*** Records for processing ***
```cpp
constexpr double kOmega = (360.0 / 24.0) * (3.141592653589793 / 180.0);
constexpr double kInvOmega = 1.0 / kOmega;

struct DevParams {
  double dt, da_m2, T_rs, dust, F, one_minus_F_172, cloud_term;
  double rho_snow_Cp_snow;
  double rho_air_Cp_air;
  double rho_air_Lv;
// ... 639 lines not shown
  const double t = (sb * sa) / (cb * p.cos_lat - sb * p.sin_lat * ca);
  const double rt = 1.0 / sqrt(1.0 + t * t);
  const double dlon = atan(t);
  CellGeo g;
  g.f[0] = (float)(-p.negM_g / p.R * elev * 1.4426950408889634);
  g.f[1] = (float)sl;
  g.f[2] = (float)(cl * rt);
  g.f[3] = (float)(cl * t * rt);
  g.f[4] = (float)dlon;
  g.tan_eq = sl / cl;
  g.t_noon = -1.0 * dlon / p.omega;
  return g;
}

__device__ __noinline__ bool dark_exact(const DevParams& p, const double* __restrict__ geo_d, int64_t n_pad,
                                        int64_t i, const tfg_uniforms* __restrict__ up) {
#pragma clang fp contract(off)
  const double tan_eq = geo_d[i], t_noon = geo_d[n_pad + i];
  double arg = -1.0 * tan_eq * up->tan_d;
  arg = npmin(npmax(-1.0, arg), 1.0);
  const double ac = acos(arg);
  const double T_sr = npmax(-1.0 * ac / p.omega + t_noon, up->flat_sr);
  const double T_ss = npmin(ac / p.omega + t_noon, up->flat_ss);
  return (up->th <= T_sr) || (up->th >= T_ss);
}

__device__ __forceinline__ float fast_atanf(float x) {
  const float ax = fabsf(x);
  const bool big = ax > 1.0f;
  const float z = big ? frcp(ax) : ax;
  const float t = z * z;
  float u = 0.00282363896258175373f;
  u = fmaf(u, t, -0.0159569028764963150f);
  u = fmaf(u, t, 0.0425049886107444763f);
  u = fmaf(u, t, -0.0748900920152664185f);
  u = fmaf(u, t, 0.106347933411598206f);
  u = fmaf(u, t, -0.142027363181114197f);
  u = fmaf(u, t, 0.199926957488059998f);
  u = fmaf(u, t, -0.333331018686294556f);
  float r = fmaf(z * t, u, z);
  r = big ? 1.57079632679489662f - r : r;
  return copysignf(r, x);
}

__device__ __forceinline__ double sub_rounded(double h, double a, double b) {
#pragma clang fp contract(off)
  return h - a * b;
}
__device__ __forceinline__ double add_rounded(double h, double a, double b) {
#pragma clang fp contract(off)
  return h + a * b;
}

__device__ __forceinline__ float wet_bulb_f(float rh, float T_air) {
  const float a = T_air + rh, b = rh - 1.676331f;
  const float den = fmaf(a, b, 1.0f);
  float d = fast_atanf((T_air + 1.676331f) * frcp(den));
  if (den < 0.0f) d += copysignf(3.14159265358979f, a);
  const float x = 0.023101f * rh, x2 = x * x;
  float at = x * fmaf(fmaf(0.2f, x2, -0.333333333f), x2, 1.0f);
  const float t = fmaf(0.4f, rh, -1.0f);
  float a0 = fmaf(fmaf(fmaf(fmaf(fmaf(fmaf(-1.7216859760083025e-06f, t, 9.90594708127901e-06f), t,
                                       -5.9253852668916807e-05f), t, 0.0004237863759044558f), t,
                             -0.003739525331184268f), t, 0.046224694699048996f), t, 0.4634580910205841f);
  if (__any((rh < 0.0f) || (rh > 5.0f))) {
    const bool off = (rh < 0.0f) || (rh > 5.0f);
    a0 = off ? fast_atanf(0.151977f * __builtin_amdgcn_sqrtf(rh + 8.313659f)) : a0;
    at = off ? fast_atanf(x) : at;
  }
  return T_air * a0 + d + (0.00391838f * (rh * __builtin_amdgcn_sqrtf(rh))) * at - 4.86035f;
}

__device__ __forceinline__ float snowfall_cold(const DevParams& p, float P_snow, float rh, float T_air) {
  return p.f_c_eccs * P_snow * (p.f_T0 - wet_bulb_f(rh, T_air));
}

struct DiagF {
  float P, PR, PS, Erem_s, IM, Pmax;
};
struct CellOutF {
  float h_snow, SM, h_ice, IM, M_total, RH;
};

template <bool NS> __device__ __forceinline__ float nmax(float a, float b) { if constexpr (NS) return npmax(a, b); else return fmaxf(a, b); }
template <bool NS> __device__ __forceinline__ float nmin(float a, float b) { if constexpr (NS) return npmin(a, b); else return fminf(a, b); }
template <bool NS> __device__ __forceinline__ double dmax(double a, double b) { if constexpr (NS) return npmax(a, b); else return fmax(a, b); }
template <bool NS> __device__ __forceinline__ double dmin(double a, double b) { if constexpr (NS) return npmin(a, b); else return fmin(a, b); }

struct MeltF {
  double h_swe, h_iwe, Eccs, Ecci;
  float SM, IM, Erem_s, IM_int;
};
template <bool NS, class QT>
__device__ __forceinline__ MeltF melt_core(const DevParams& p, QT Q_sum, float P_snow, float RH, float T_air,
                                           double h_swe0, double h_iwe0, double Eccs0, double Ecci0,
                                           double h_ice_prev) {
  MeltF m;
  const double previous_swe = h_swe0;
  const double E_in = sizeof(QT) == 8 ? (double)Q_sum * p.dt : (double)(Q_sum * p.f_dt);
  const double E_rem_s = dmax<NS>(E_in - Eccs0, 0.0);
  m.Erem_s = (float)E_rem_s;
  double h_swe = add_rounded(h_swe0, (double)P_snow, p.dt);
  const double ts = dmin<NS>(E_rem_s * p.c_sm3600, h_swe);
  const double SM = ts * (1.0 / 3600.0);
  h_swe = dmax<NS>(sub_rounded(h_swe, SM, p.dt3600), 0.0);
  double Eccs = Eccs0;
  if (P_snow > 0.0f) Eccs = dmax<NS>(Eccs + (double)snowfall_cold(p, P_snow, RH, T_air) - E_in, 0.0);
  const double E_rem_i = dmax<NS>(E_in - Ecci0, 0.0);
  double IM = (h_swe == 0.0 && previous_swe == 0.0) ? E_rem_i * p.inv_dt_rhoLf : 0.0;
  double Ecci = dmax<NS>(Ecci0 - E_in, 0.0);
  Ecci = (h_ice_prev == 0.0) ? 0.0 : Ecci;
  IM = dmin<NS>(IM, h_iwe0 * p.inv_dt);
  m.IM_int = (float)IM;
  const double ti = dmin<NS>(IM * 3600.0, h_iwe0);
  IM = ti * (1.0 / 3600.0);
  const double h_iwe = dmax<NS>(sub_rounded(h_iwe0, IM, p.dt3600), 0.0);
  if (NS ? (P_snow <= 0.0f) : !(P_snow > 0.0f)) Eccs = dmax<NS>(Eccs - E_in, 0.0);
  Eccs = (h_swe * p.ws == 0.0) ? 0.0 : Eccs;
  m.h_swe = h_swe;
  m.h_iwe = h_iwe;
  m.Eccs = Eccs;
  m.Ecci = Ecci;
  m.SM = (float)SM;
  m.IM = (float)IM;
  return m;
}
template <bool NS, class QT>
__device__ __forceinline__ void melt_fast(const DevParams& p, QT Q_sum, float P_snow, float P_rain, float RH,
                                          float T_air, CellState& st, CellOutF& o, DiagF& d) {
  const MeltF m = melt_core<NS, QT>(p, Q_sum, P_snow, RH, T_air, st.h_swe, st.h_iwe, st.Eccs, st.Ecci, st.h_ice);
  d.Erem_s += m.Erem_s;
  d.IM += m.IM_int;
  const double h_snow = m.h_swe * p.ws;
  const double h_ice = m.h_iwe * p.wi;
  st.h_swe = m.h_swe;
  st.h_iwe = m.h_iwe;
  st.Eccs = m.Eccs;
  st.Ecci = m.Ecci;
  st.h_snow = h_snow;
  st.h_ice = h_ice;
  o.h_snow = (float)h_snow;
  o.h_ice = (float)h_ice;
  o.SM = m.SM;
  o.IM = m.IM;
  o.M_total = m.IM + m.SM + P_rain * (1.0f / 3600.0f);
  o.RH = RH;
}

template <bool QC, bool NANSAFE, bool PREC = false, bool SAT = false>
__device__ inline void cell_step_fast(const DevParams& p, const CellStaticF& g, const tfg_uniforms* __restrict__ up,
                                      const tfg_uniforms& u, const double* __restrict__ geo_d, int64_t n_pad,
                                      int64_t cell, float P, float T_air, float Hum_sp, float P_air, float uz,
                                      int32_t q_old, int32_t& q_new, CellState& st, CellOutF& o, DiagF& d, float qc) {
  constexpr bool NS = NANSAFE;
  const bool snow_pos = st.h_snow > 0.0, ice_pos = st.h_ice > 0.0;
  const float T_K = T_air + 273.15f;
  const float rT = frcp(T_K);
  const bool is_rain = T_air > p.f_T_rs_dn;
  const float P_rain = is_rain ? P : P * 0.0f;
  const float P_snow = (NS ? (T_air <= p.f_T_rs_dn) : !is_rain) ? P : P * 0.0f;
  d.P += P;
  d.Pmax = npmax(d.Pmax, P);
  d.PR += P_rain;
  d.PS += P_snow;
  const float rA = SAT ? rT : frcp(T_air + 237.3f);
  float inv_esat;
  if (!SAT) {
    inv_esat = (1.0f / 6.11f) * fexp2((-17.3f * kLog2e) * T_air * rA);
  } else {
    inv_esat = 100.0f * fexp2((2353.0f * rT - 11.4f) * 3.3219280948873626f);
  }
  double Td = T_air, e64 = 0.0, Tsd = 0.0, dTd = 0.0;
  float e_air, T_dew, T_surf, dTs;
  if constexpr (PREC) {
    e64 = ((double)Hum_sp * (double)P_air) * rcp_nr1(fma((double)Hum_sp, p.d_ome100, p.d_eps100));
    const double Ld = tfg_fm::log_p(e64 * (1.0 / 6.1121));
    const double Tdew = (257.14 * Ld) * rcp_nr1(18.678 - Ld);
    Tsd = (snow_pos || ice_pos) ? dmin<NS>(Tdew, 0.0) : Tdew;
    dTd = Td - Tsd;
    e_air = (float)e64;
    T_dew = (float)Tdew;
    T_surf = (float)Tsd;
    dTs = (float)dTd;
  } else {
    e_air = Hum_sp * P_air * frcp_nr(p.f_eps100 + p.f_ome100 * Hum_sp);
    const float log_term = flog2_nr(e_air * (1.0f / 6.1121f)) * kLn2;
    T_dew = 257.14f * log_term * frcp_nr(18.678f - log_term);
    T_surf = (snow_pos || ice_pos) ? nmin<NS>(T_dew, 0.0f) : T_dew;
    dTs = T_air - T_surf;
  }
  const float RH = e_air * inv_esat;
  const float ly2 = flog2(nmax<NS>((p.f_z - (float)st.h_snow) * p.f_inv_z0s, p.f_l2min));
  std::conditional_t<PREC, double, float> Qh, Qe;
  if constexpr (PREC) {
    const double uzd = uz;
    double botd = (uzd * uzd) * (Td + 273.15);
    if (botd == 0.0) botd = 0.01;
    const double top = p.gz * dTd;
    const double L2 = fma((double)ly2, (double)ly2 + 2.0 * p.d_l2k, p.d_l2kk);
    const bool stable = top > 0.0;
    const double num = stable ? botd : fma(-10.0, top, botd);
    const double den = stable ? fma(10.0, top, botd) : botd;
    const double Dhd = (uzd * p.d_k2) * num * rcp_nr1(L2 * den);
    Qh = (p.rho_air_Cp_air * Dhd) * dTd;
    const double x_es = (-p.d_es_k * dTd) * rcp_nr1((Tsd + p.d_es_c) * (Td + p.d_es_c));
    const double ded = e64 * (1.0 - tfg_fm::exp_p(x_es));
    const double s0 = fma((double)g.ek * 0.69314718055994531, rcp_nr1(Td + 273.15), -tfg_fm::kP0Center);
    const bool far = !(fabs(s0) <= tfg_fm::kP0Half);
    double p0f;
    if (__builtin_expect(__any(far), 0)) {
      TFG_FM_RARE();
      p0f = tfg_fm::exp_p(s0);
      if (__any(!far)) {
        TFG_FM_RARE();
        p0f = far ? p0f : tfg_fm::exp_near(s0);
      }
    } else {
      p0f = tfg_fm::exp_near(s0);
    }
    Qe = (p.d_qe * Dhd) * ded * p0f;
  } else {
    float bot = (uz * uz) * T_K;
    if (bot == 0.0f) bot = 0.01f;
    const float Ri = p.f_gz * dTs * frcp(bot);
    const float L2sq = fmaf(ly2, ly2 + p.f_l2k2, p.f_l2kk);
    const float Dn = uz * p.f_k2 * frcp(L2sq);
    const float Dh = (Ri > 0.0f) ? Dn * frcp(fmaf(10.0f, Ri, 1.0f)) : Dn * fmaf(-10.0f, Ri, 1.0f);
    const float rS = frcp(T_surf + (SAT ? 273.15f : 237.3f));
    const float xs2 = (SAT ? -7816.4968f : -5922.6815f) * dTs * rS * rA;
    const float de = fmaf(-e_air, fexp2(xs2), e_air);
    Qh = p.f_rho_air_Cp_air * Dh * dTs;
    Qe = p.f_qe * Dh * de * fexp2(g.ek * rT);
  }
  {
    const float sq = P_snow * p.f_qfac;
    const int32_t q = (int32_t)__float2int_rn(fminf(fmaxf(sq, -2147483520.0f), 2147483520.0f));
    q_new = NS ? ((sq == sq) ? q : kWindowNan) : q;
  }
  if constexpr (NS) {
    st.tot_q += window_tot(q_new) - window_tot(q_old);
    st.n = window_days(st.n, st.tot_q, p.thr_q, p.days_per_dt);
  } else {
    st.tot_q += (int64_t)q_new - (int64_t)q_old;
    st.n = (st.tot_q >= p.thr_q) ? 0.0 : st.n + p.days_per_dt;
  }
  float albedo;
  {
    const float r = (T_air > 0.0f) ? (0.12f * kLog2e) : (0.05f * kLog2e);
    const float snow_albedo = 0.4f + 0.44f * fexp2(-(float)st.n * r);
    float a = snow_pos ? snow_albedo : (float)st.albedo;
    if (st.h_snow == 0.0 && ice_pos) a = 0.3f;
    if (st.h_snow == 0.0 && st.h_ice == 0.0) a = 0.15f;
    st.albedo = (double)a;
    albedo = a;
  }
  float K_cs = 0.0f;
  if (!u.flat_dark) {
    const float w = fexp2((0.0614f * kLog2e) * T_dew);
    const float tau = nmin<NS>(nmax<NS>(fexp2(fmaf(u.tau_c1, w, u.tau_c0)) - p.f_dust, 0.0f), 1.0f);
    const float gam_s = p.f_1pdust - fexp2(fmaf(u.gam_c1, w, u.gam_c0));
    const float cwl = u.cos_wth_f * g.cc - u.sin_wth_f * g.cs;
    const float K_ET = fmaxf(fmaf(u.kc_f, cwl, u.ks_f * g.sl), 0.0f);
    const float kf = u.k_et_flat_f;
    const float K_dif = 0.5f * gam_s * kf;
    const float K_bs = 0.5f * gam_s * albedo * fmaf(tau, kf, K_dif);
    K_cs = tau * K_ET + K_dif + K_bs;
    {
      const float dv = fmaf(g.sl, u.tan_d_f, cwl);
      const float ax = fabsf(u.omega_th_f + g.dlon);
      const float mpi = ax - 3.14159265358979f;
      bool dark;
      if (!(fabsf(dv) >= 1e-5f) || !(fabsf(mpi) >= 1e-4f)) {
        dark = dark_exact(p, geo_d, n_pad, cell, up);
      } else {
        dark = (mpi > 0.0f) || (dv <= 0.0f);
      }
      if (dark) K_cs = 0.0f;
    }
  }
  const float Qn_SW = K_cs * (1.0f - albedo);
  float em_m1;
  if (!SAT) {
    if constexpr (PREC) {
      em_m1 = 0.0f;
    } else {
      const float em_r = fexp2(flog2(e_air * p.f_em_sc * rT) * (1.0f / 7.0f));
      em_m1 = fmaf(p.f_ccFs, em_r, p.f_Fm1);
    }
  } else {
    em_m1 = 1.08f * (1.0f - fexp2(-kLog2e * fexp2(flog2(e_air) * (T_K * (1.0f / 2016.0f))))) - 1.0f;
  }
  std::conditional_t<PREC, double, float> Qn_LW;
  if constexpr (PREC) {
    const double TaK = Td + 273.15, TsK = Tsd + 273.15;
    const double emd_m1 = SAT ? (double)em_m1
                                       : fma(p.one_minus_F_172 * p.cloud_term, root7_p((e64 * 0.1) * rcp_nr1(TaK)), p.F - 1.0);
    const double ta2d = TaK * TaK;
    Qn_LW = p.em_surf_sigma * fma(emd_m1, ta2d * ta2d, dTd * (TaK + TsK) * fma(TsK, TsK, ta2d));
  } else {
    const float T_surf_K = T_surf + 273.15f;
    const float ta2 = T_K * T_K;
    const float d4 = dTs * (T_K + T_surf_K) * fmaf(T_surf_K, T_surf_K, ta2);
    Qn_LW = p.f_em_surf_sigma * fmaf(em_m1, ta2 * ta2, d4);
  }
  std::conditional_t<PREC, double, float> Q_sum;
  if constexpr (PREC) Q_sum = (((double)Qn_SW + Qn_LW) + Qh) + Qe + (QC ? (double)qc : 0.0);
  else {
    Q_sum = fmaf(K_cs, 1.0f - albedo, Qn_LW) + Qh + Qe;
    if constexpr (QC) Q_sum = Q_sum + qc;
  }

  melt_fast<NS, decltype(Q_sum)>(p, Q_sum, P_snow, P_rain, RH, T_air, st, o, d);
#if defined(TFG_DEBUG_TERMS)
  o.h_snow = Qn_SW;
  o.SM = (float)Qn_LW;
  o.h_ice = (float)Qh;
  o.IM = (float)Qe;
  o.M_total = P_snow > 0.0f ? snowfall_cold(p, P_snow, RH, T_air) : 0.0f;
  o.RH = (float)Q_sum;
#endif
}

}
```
*** End of Records for processing ***
Every line above that holds the word "stable" is to be found and copied.

## Response area
    const bool stable = top > 0.0;
    const double num = stable ? botd : fma(-10.0, top, botd);
    const double den = stable ? fma(10.0, top, botd) : botd;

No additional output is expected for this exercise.